Pro-Trump supporters gather at the Capitol building. Police used batons and tear gas grenades to eventually disperse the crowd. Rioters used metal bars and tear gas against the police. (Lev Radin/Pacific Press/LightRocket via Getty Images)
Pro-Trump supporters gather at the Capitol building. Police used batons and tear gas grenades to eventually disperse the crowd. Rioters used metal bars and tear gas against the police. (Lev Radin/Pacific Press/LightRocket via Getty Images)

Linder said Rhodes, who attended Yale Law School and once won a prize there for a legal essay, was extremely patriotic and a constitutional expert.
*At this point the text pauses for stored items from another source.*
template <int NTHMAX, int NT, int N, bool GATHER = false>
__device__ __forceinline__ void fast_body(
    const PackLayout &P, const double *__restrict__ C, const double *__restrict__ theta,
    double *__restrict__ X, int32_t *__restrict__ exitflag, int32_t *__restrict__ iters,
    uint64_t *__restrict__ active, long long nprob, int R, int nstr, int32_t *__restrict__ errflag, int spinLimit,
    int dk, int Rs, int Dcap, int32_t *__restrict__ tctr, int32_t *__restrict__ tctr_next) {
    constexpr int KMAX = LMPC_FAST_KMAX < N ? LMPC_FAST_KMAX : N;
    constexpr int nconst = N * N + N * (N + 1) / 2 + 2 * N;
    extern __shared__ __align__(16) double lds[];
    double *sconst = lds;
    double *sScr = sconst + ((nconst + 1) & ~1);
    double *sPay = sScr + fast_scr_doubles(N, NTHMAX);
    int32_t *ring = reinterpret_cast<int32_t *>(sPay + (size_t)kFastPay * (N + 1));
    int *ctrl = reinterpret_cast<int *>(ring + R * 64);
    const int tid = threadIdx.x, lane = tid & 63;
    const int wv = __builtin_amdgcn_readfirstlane(tid >> 6);
    const int nth = P.nth;
    for (int i = tid; i < nconst; i += 256) sconst[i] = C[P.oM + i];
    for (int i = tid; i < N * NTHMAX; i += 256) sScr[i] = C[P.oDthP + i];
    if (tid < 2 * N) sScr[N * NTHMAX + tid] = C[P.oBnd + tid];
    if (tid < NTHMAX) sScr[N * NTHMAX + 2 * N + tid] = C[P.oXthP + tid];
    if (tid == 0) sScr[N * NTHMAX + 2 * N + NTHMAX] = C[P.ox0];
    for (int i = tid; i < R * 64; i += 256) ring[i] = -1;
    if (tid < 4) ctrl[tid] = 0;
    __syncthreads();
    const double *sM = sconst, *sG = sM + N * N, *sdu = sG + N * (N + 1) / 2, *sdl = sdu + N;
    const double ntol = -P.primal_tol;
    const long long ntiles = (nprob + 63) / 64;
#ifdef LMPC_FAST_TRACE
    long long *trc = reinterpret_cast<long long *>(errflag + 16) + ((long long)blockIdx.x * 4 + wv) * 8;
    int npass = 0;
#define LMPC_TRC(i) do { if (lane == 0) trc[i] = (long long)wall_clock64(); } while (0)
#else
#define LMPC_TRC(i) do { } while (0)
#endif
    LMPC_TRC(0);
    const bool dyn = tctr != nullptr;
    const long long nstat = dyn ? ((long long)gridDim.x * Rs < ntiles ? (long long)gridDim.x * Rs : ntiles) : ntiles;
    if (dyn && blockIdx.x == 0 && tid < kFastCtrs) tctr_next[tid * 32] = 0;
    const long long t0 = (long long)blockIdx.x * (dyn ? Rs : R);
    const long long t1 = t0 + (dyn ? Rs : R) < nstat ? t0 + (dyn ? Rs : R) : nstat;
    const long long base0 = dyn ? 0 : t0 * 64;

    auto load_record = [&](long long pid, double *dst) {
        const long long pc = pid < nprob ? pid : nprob - 1;
        if constexpr (GATHER) {
            const GatherArgs &Ga = P.gat;
            const int o1 = Ga.nx, o2 = o1 + Ga.nr, o3 = o2 + Ga.nd, o4 = o3 + Ga.nup;
#pragma unroll
            for (int t = 0; t < NT; t++) {
                double v = 0.0;
                if (t < o1) v = Ga.state[pc * Ga.nx + t];
                else if (t < o2) { if (Ga.reference) v = Ga.reference[pc * Ga.nr + (t - o1)]; }
                else if (t < o3) { if (Ga.disturbance) v = Ga.disturbance[pc * Ga.nd + (t - o2)]; }
                else if (t < o4) { if (Ga.control) v = Ga.control[pc * Ga.ncontrol + (t - o3)]; }
                else { if (Ga.parameter) v = Ga.parameter[pc * Ga.np + (t - o4)]; }
                dst[t] = v;
            }
        } else {
            const double *src = theta + pc * nth;
#pragma unroll
            for (int t = 0; t < NT; t++) dst[t] = src[t];
        }
    };
    auto write_x = [&](long long pid, const double (&th)[NT], const double (&u)[N], bool with_u) {
        const double *xk = C + P.oXthP;
        for (int k = 0; k < P.nout; k++, xk += NTHMAX) {
            double sh = C[P.ox0 + k];
#pragma unroll
            for (int t = 0; t < NT; t++) sh = __builtin_fma(xk[t], th[t], sh);
            double xs = 0.0;
            if (with_u) {
#pragma unroll
                for (int c = 0; c < N; c++) xs = __builtin_fma(C[P.oRout + k * N + c], u[c], xs);
            }
            X[pid * P.nout + k] = xs + sh;
        }
    };

    const int role = (wv + (int)(blockIdx.x & 3)) & 3;
    if (role < nstr) {
        double buf[kFastAhead][NT];
        auto process = [&](long long tile, const double (&th)[NT], bool live) {
            const long long pid = tile * 64 + lane;
            const bool valid = live && pid < nprob;
            typedef const double __attribute__((address_space(3))) *lds_cdp;
            unsigned scr_off = (unsigned)(size_t)(lds_cdp)sScr;
            asm volatile("" : "+v"(scr_off));
            const lds_cdp scr = (lds_cdp)(size_t)scr_off;
            bool hard = false;
            typedef double v2d __attribute__((ext_vector_type(2)));
            typedef const v2d __attribute__((address_space(3))) *lds_c2p;
            const lds_c2p c2 = (lds_c2p)(size_t)scr_off;
            static_assert(NTHMAX % 2 == 0, "rows of pairs");
            double bq[N];
#pragma unroll
            for (int j = 0; j < N; j++) {
                double row[NTHMAX];
#pragma unroll
                for (int q = 0; q < (NT + 1) / 2; q++) {
                    const v2d v = c2[j * (NTHMAX / 2) + q];
                    row[2 * q] = v.x; row[2 * q + 1] = v.y;
                }
                double acc = 0.0;
#pragma unroll
                for (int t = 0; t < NT; t++) acc = __builtin_fma(row[t], th[t], acc);
                bq[j] = acc;
                const v2d bb = c2[N * (NTHMAX / 2) + j];
                const double vu = (bb.x + acc) - 0.0;
                const double vl = -((bb.y + acc) - 0.0);
                hard = hard | (vu < ntol) | (vl < ntol);
            }
            hard = hard & valid;
            double sh = scr[N * NTHMAX + 2 * N + NTHMAX];
            {
                double row[NTHMAX];
#pragma unroll
                for (int q = 0; q < (NT + 1) / 2; q++) {
                    const v2d v = c2[(N * NTHMAX + 2 * N) / 2 + q];
                    row[2 * q] = v.x; row[2 * q + 1] = v.y;
                }
#pragma unroll
                for (int t = 0; t < NT; t++) sh = __builtin_fma(row[t], th[t], sh);
            }
            const unsigned long long mask = __ballot(hard);
#ifdef LMPC_FAST_NT_STORES
            if (valid) __builtin_nontemporal_store(hard ? EXIT_UNFINISHED : EXIT_OPTIMAL, &exitflag[pid]);
#else
            if (valid) exitflag[pid] = hard ? EXIT_UNFINISHED : EXIT_OPTIMAL;
#endif
            if (mask != 0ull) {
                int base = 0;
                if (lane == 0) base = __hip_atomic_fetch_add(&ctrl[0], __popcll(mask), __ATOMIC_RELAXED, __HIP_MEMORY_SCOPE_WORKGROUP);
                base = __shfl(base, 0);
                if (hard) {
                    const int pos = base + __popcll(mask & ((1ull << lane) - 1ull));
                    if (pos < kFastPay) {
                        double *pay = sPay + pos * (N + 1);
#pragma unroll
                        for (int j = 0; j < N; j++) pay[j] = bq[j];
                        pay[N] = sh;
                    }
                    __hip_atomic_store(&ring[pos], (int32_t)(pid - base0), __ATOMIC_RELEASE, __HIP_MEMORY_SCOPE_WORKGROUP);
                }
            }
            if (valid && !hard) {
                if (P.nout == 1) {
#ifdef LMPC_FAST_NT_STORES
                    __builtin_nontemporal_store(0.0 + sh, &X[pid]);
#else
                    X[pid] = 0.0 + sh;
#endif
                } else {
                    double u0[N];
#pragma unroll
                    for (int c = 0; c < N; c++) u0[c] = 0.0;
                    write_x(pid, th, u0, false);
                }
                if (iters) iters[pid] = 1;
                if (active) active[pid * P.words] = 0ull;
            }
        };
        if (!GATHER && dk >= 2) {
            constexpr unsigned TB = (unsigned)fast_tile_bytes(NT);
            constexpr int PIECES = (int)((TB + 1023) / 1024);
            constexpr unsigned LASTB = TB - (PIECES - 1) * 1024u;
            typedef const double __attribute__((address_space(3))) *lds_cdp;
            char *dring = reinterpret_cast<char *>(ctrl + 4) + (size_t)role * dk * TB;
            const unsigned dbase = (unsigned)(size_t)(lds_cdp) reinterpret_cast<double *>(dring);
            const char *tbytes = reinterpret_cast<const char *>(theta);
            const long long tfull = nprob / 64;
            const long long te = t1 < tfull ? t1 : tfull;
            auto issue = [&](long long tile, int slot) {
                const char *src = tbytes + tile * (long long)TB + lane * 16;
#pragma unroll
                for (int p = 0; p < PIECES; p++) {
                    const unsigned dst = __builtin_amdgcn_readfirstlane(dbase + (unsigned)slot * TB + (unsigned)p * 1024u);
                    if (p + 1 < PIECES || LASTB == 1024u || lane * 16 < (int)LASTB) fast_dma16(src + p * 1024, dst);
                }
            };
            int cc = (int)((blockIdx.x * (unsigned)nstr + (unsigned)role) & (kFastCtrs - 1));
            auto take = [&]() -> long long {
                int t = -1;
                if (lane == 0) {
                    if (__hip_atomic_fetch_add(&ctrl[3], 1, __ATOMIC_RELAXED, __HIP_MEMORY_SCOPE_WORKGROUP) < Dcap)
                        t = atomicAdd(&tctr[cc * 32], 1);
                }
                t = __builtin_amdgcn_readfirstlane(t);
                const long long tile = nstat + (long long)t * kFastCtrs + cc;
                return (t >= 0 && tile < ntiles) ? tile : -1;
            };
            if (dk == 2) {
                long long sidx = t0 + role, tk = -1;
                bool drew = false;
                auto take_full = [&]() -> long long { const long long t = take(); return t < tfull ? t : -1; };
                if (dyn && sidx >= te) tk = take_full();
                auto peek = [&]() -> long long { return sidx < te ? sidx : (dyn ? tk : -1); };
                auto advance = [&]() {
                    drew = false;
                    if (sidx < te) { sidx += nstr; if (dyn && sidx >= te) { tk = take_full(); drew = true; } }
                    else if (dyn && tk >= 0) { tk = take_full(); drew = true; }
                };
                long long cur = peek();
                int sc = 0;
                if (cur >= 0) { issue(cur, 0); advance(); }
                while (cur >= 0) {
                    const long long nxt = peek();
                    const bool nd = nxt >= 0;
                    if (nd) { issue(nxt, sc ^ 1); advance(); } else drew = false;
                    if (nd && drew) asm volatile("s_waitcnt vmcnt(%0)" :: "n"(PIECES + 1) : "memory");
                    else if (nd) asm volatile("s_waitcnt vmcnt(%0)" :: "n"(PIECES) : "memory");
                    else asm volatile("s_waitcnt vmcnt(0)" ::: "memory");
                    const double *rec = reinterpret_cast<const double *>(dring + (size_t)sc * TB) + lane * NT;
#pragma unroll
                    for (int t = 0; t < NT; t++) buf[0][t] = rec[t];
                    process(cur, buf[0], true);
                    cur = nxt;
                    sc ^= 1;
                }
                const long long part = dyn ? ((blockIdx.x == 0 && role == 0 && tfull < ntiles) ? tfull : -1)
                                           : ((sidx < t1 && sidx == tfull) ? tfull : -1);
                if (part >= 0) {
                    load_record(part * 64 + lane, buf[0]);
                    process(part, buf[0], true);
                }
            } else {
            const long long first = t0 + role;
            long long ahead = first;
            int sa = 0;
            for (int d = 0; d < dk - 1 && ahead < te; d++, ahead += nstr) { issue(ahead, sa); sa = sa + 1 == dk ? 0 : sa + 1; }
            int sc = 0;
            long long tile = first;
            for (; tile < te; tile += nstr) {
                if (ahead < te) { issue(ahead, sa); sa = sa + 1 == dk ? 0 : sa + 1; ahead += nstr; }
                const long long younger = (ahead - tile) / nstr - 1;
                if (younger >= 2) asm volatile("s_waitcnt vmcnt(%0)" :: "n"(2 * PIECES) : "memory");
                else if (younger == 1) asm volatile("s_waitcnt vmcnt(%0)" :: "n"(PIECES) : "memory");
                else asm volatile("s_waitcnt vmcnt(0)" ::: "memory");
                const double *rec = reinterpret_cast<const double *>(dring + (size_t)sc * TB) + lane * NT;
#pragma unroll
                for (int t = 0; t < NT; t++) buf[0][t] = rec[t];
                sc = sc + 1 == dk ? 0 : sc + 1;
                process(tile, buf[0], true);
            }
            if (tile < t1) {
                load_record(tile * 64 + lane, buf[0]);
                process(tile, buf[0], true);
            }
            if (dyn) {
                long long tl = take();
                while (tl >= 0) {
                    load_record(tl * 64 + lane, buf[0]);
                    const long long nx = take();
                    process(tl, buf[0], true);
                    tl = nx;
                }
            }
            }
        } else
        for (long long base = t0 + role; base < t1; base += (long long)kFastAhead * nstr) {
#pragma unroll
            for (int d = 0; d < kFastAhead; d++) {
                const long long tl = base + (long long)d * nstr;
                load_record((tl < t1 ? tl : base) * 64 + lane, buf[d]);
            }
#pragma unroll
            for (int d = 0; d < kFastAhead; d++) {
                const long long tl = base + (long long)d * nstr;
                process(tl < t1 ? tl : base, buf[d], tl < t1);
            }
        }
        if (dyn && !(!GATHER && dk >= 2)) {
            int cc = (int)((blockIdx.x * (unsigned)nstr + (unsigned)role) & (kFastCtrs - 1));
            auto take = [&]() -> long long {
                int t = -1;
                if (lane == 0) {
                    if (__hip_atomic_fetch_add(&ctrl[3], 1, __ATOMIC_RELAXED, __HIP_MEMORY_SCOPE_WORKGROUP) < Dcap)
                        t = atomicAdd(&tctr[cc * 32], 1);
                }
                t = __builtin_amdgcn_readfirstlane(t);
                const long long tile = nstat + (long long)t * kFastCtrs + cc;
                return (t >= 0 && tile < ntiles) ? tile : -1;
            };
            long long tile = take();
            while (tile >= 0) {
                load_record(tile * 64 + lane, buf[0]);
                const long long nxt = take();
                process(tile, buf[0], true);
                tile = nxt;
            }
        }
        if (lane == 0) __hip_atomic_fetch_add(&ctrl[2], 1, __ATOMIC_RELEASE, __HIP_MEMORY_SCOPE_WORKGROUP);
        LMPC_TRC(1);
    }

    int spins = 0;
    for (;;) {
        int start = 0, n = 0;
        if (lane == 0) {
            for (;;) {
                const int d = __hip_atomic_load(&ctrl[2], __ATOMIC_ACQUIRE, __HIP_MEMORY_SCOPE_WORKGROUP);
                const int w = lds_load(&ctrl[0]);
                int r = lds_load(&ctrl[1]);
                const int avail = w - r;
                if (avail >= 64 || (d >= nstr && avail > 0)) {
                    const int take = avail < 64 ? avail : 64;
                    if (__hip_atomic_compare_exchange_strong(&ctrl[1], &r, r + take, __ATOMIC_RELAXED, __ATOMIC_RELAXED,
                                                             __HIP_MEMORY_SCOPE_WORKGROUP)) { start = r; n = take; break; }
                } else if (d >= nstr) {
                    n = -1;
                    break;
                } else {
                    __builtin_amdgcn_s_sleep(8);
                }
                if (++spins > spinLimit) { n = -2; break; }
            }
        }
        start = __builtin_amdgcn_readfirstlane(start);
        n = __builtin_amdgcn_readfirstlane(n);
        if (n == -2 && lane == 0 && errflag) __hip_atomic_store(errflag, 1, __ATOMIC_RELAXED, __HIP_MEMORY_SCOPE_SYSTEM);
        if (n < 0) break;
#ifdef LMPC_FAST_TRACE
        if (npass < 2) LMPC_TRC(2 + npass);
        npass++;
#endif
#ifdef LMPC_FAST_PRIO
        __builtin_amdgcn_s_setprio(LMPC_FAST_PRIO);
#endif
        const bool mine = lane < n;
        int rel = -1;
        if (mine) {
            int sp = 0;
            while ((rel = __hip_atomic_load(&ring[start + lane], __ATOMIC_ACQUIRE, __HIP_MEMORY_SCOPE_WORKGROUP)) < 0) {
                if (++sp > spinLimit) break;
            }
        }
        if (__any(mine && rel < 0)) {
            if (lane == 0 && errflag) __hip_atomic_store(errflag, 2, __ATOMIC_RELAXED, __HIP_MEMORY_SCOPE_SYSTEM);
            break;
        }
        const long long pid = mine ? base0 + rel : base0;
        double b[N], u[N];
        double sh0 = C[P.ox0];
        const bool handed = start + lane < kFastPay;
#pragma unroll
        for (int j = 0; j < N; j++) b[j] = 0.0;
        if (handed) {
            const double *pay = sPay + (start + (mine ? lane : 0)) * (N + 1);
#pragma unroll
            for (int j = 0; j < N; j++) b[j] = pay[j];
            sh0 = pay[N];
        }
        if (__any(mine && !handed)) {
            double th0[NT];
            load_record(pid, th0);
            const double *dj = C + P.oDthP;
            double sh1 = C[P.ox0];
#pragma unroll
            for (int j = 0; j < N; j++) {
                double acc = 0.0;
#pragma unroll
                for (int t = 0; t < NT; t++) acc = __builtin_fma(dj[j * NTHMAX + t], th0[t], acc);
                b[j] = handed ? b[j] : acc;
            }
            const double *xk = C + P.oXthP;
#pragma unroll
            for (int t = 0; t < NT; t++) sh1 = __builtin_fma(xk[t], th0[t], sh1);
            sh0 = handed ? sh0 : sh1;
        }
#ifdef LMPC_FAST_TRACE
        if (npass == 1) { if (lane == 0) trc[4] = (long long)(b[0] != 12345.678 ? wall_clock64() : 0); }
#endif
        int iter = 1, nact = 0, wrow[KMAX], flag = EXIT_ITERLIMIT;
        bool wlow[KMAX];
        unsigned long long act = 0ull, low = 0ull;
        const int res = fast_tiers<N, KMAX>(P, sM, sG, sdu, sdl, mine, b, u, iter, wrow, wlow, nact);
        bool solved = res == EXIT_OPTIMAL;
#ifdef LMPC_FAST_TRACE
        if (npass == 1) { if (lane == 0) trc[5] = (long long)(res != 77 ? wall_clock64() : 0); }
#endif
        if (solved) {
            flag = EXIT_OPTIMAL;
#pragma unroll
            for (int i = 0; i < KMAX; i++)
                if (i < nact) { act |= 1ull << wrow[i]; if (wlow[i]) low |= 1ull << wrow[i]; }
        }
#ifndef LMPC_FAST_NO_FALLBACK
        if (mine && !solved) {
            FastShifts<N> bs;
#pragma unroll
            for (int j = 0; j < N; j++) bs.b[j] = b[j];
            const FastFallback<N> r = fast_fallback<N>(fast_loop_args(P), C, bs, pid);
#pragma unroll
            for (int c = 0; c < N; c++) u[c] = r.u[c];
            flag = r.flag; iter = r.iter; act = r.act; low = r.low;
        }
#endif
        if (mine) {
            if (P.nout == 1) {
                double xs = 0.0;
#pragma unroll
                for (int c = 0; c < N; c++) xs = __builtin_fma(C[P.oRout + c], u[c], xs);
                X[pid] = xs + sh0;
            } else {
                double th[NT];
                load_record(pid, th);
                write_x(pid, th, u, true);
            }
            exitflag[pid] = flag;
            if (iters) iters[pid] = iter;
            if (active) active[pid * P.words] = (act & ~low) | ((act & low) << N);
        }
#ifdef LMPC_FAST_PRIO
        __builtin_amdgcn_s_setprio(0);
#endif
    }
    LMPC_TRC(6);
#ifdef LMPC_FAST_TRACE
    if (lane == 0) trc[7] = (long long)npass | ((long long)(unsigned)__builtin_amdgcn_s_getreg((31 << 11) | 4) << 16) |
                            ((long long)((unsigned)__builtin_amdgcn_s_getreg((31 << 11) | 20) & 0xffu) << 48);
#endif
#undef LMPC_TRC
}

He insisted that the Oath Keepers were a "peacekeeping force," that all members took an oath to protect people and that the group's Quick Reaction Force was "defensive in nature."

He said that evidence would show that the government had interviewed "hundreds" of witnesses who will say that the Oath Keepers had no plan to try to take over the government.

David Fischer, a lawyer for defendant Thomas Caldwell, insisted that the government's assertion that the Quick Reaction Force was designed to attack was "an outright lie." Caldwell is a disabled veteran and has denied he had formally become an Oath Keepers member; prosecutors, however, say he hosted Oath Keepers at his home.

Fischer suggested that inflammatory social media messages posted by defendants were "selectively edited" to appear incriminating. He said that that Oath Keepers had organized Quick Reaction Forces on multiple occasions before Jan. 6, including during civil disorders in Ferguson, Mo., and Louisville, Ky. He insisted that those forces, which defendants were involved in organizing for Jan. 6, was not in any way designed to attack the U.S. Capitol building.

Jonathan Crisp, a lawyer for defendant Jessica Watkins, said that while his client had pepper spray when she went to the Capitol, she never used it; he did concede that she should not have entered the Capitol building.